*** Opening SOURCE DATA ***

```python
def smoke() -> None:
    import numpy as np
    import torch
    from fpyv_amd import load_params, sticks
    from fpyv_amd.env import DroneBatch
    from oracle import lane_model, oracle
    sys.path.insert(0, os.path.join(REPO, "tests"))
    from parity import assert_parity, soa_vs_oracle

    assert torch.cuda.is_available(), "smoke() needs a GPU"
    p = load_params(fps=1000)
    n, steps = 256, 200
    acts = sticks.ema_noise(steps, range(n), seed=7)
    a = torch.from_numpy(acts).to("cuda:0")
    env, fused = DroneBatch(p, n, device="cuda:0"), DroneBatch(p, n, device="cuda:0")
    env.reset(); fused.reset()
    for t in range(steps):
        env.step(a[t], return_imu=False)
    fused.rollout(a)
    torch.cuda.synchronize()
    got = env.state.cpu().numpy()
    assert torch.equal(env.state, fused.state), "k-step kernel != k single steps"

# ... 14 lines not shown
```

fpyv_amd/_lib.py:

```python
from __future__ import annotations

import ctypes as C
import os
from typing import Optional


_HERE = os.path.dirname(os.path.abspath(__file__))
LIB_PATH = os.path.join(_HERE, "libfpv_hip.so")

FPV_ABI_VERSION = 9
FPV_OK = 0
FPV_MODE_DRONE, FPV_MODE_RACER = 0, 1
FPV_DRONE_ROWS, FPV_RACER_ROWS = 14, 29
FPV_FLAG_AUTO_RESET = 1
FPV_FLAG_GROUND = 2
FPV_FLAG_FP16_STATE = 4
FPV_FLAG_STICK_NOISE = 8
FPV_FLAG_RESET_JITTER = 16
RESET_POSE_ROWS = 10
FPV_PHYS_ROWS = 13
FPV_PHYS_INPUTS = 10
PHYS_IN_MASS, PHYS_IN_C3, PHYS_IN_CD_X, PHYS_IN_RATES_LAG, PHYS_IN_THRUST_LAG = 0, 1, 5, 8, 9
FPV_MAX_GATES = 64
FPV_GATE_FLOATS = 16
GATE_SHAPES = {"rectangle": 0, "circle": 1, "half_circle": 2}
GATE_EVENT_NONE, GATE_EVENT_PASS, GATE_EVENT_MISS, GATE_EVENT_FINISH = 0, 1, 2, 3
GATE_OBS_ROWS = 6
FPV_MAX_RAYS = 32
FPV_DEPTH_MAX_SIDE = 128
DEPTH_ENCODINGS = {"metres": 0, "u8": 1}
FPV_CHASE_MAX_SIDE = 16384
CHASE_FRAMES = {"world": 0, "drone": 1}
CHASE_MODES = {"level": 0, "frontarget": 1}
FPV_TGT_ROWS = 8
TGT_CX, TGT_CY, TGT_CZ, TGT_PATH_R, TGT_RADIUS, TGT_PREV_DIST, TGT_COUNT, TGT_SPAWNS = range(8)
FPV_TGT_FRESH = 0x80000000
FPV_PURSUIT_OBS = 7
FPV_PURSUIT_MAX_RESOLUTION = 65536
FPV_HALF_PAIR_ROWS = 5
FPV_HALF_HALVES = 11
FPV_OBS_AOS_DIM = 16

PX, PY, PZ, VX, VY, VZ, QW, QX, QY, QZ, RX, RY, RZ, THRUST = range(14)
R_OMEGA, R_IERR, R_LERR, R_FIRST, R_OMEGA_LO, R_IERR_LO, R_DFILT = 10, 13, 16, 19, 20, 23, 26

EXPORTS = ("fpv_abi_version", "fpv_sizeof", "fpv_state_rows", "fpv_algorithmic_bytes", "fpv_handle_algorithmic_bytes", "fpv_create", "fpv_destroy",
           "fpv_reset", "fpv_step", "fpv_rollout", "fpv_step_n", "fpv_rollout_graph", "fpv_return_triple", "fpv_widen_state", "fpv_set_params", "fpv_set_step_counter", "fpv_get_step_counter", "fpv_set_rotation", "fpv_get_rotation", "fpv_recommended_ld",
           "fpv_recommended_ld_device", "fpv_check_cache_model", "fpv_device_cache_model", "fpv_get_cache_model",
           "fpv_diag_stream_copy", "fpv_diag_stream_copy_wide", "fpv_diag_busy", "fpv_diag_xcd_map", "fpv_pid_reset", "fpv_pid_call", "fpv_comm_unique_id", "fpv_comm_create", "fpv_comm_destroy", "fpv_comm_info",
           "fpv_allgather_done", "fpv_allgather_f32", "fpv_last_error",
           "fpv_error_name", "fpv_encoding_id", "fpv_reset_pose_sample",
           "fpv_physics_rows", "fpv_physics_derive", "fpv_physics_sample", "fpv_set_physics", "fpv_get_physics",
           "fpv_gates_derive", "fpv_set_gates", "fpv_gate_eval",
           "fpv_rays_derive", "fpv_range_scan", "fpv_range_eval",
           "fpv_camera_derive", "fpv_depth_render", "fpv_depth_eval",
           "fpv_chase_derive", "fpv_chase_guide", "fpv_chase_eval",
           "fpv_pursuit_derive", "fpv_pursuit_sample", "fpv_pursuit_step", "fpv_pursuit_reset", "fpv_pursuit_eval",
           "fpv_pns_derive", "fpv_pns_guide", "fpv_pns_eval")


class FpvParams(C.Structure):
    _fields_ = [
        ("struct_size", C.c_uint32), ("mode", C.c_uint32), ("flags", C.c_uint32), ("racer_omega_dt", C.c_uint32),
        ("dt", C.c_double), ("gravity", C.c_double), ("mass", C.c_double), ("max_rates", C.c_double),
        ("rates_transition_rate", C.c_double), ("thrust_transition_rate", C.c_double),
        ("thrust_poly", C.c_double * 4),
        ("drag_coefficients", C.c_double * 3), ("cross_section_areas", C.c_double * 3),
        ("air_density", C.c_double),
        ("motor_xy", (C.c_double * 2) * 4),
        ("init_position", C.c_double * 3), ("init_velocity", C.c_double * 3), ("init_quat", C.c_double * 4),
        ("ceiling", C.c_double), ("goal", C.c_double * 3),
        ("racer_mass", C.c_double), ("racer_inertia", C.c_double * 3), ("racer_pid", (C.c_double * 3) * 3),
        ("racer_velocity_damping", C.c_double),
        ("motor_radius", C.c_double), ("ground_spring", C.c_double), ("ground_damping", C.c_double),
        ("noise_transition", C.c_double), ("noise_gain", C.c_double),
        ("noise_seed", C.c_uint64), ("drone_id_offset", C.c_uint64),
        ("racer_pid_variant", C.c_uint32), ("_reserved0", C.c_uint32),
        ("pid_integral_clip", C.c_double), ("pid_min_output", C.c_double), ("pid_max_output", C.c_double),
        ("pid_derivative_transition_rate", C.c_double),
        ("reset_pos_range", (C.c_double * 3) * 2), ("reset_vel_range", (C.c_double * 3) * 2),
# ... 211 lines not shown

class FpvError(RuntimeError):
    def __init__(self, code: int, name: str, msg: str):
        super().__init__(f"{name} ({code}): {msg}")
        self.code, self.name = code, name


_lib: Optional[C.CDLL] = None
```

*** Closing SOURCE DATA ***

WORK TO BE COMPLETED
If a line in the records contains the word "code", copy it out.

RESPONSE BOX
    def __init__(self, code: int, name: str, msg: str):
        super().__init__(f"{name} ({code}): {msg}")
        self.code, self.name = code, name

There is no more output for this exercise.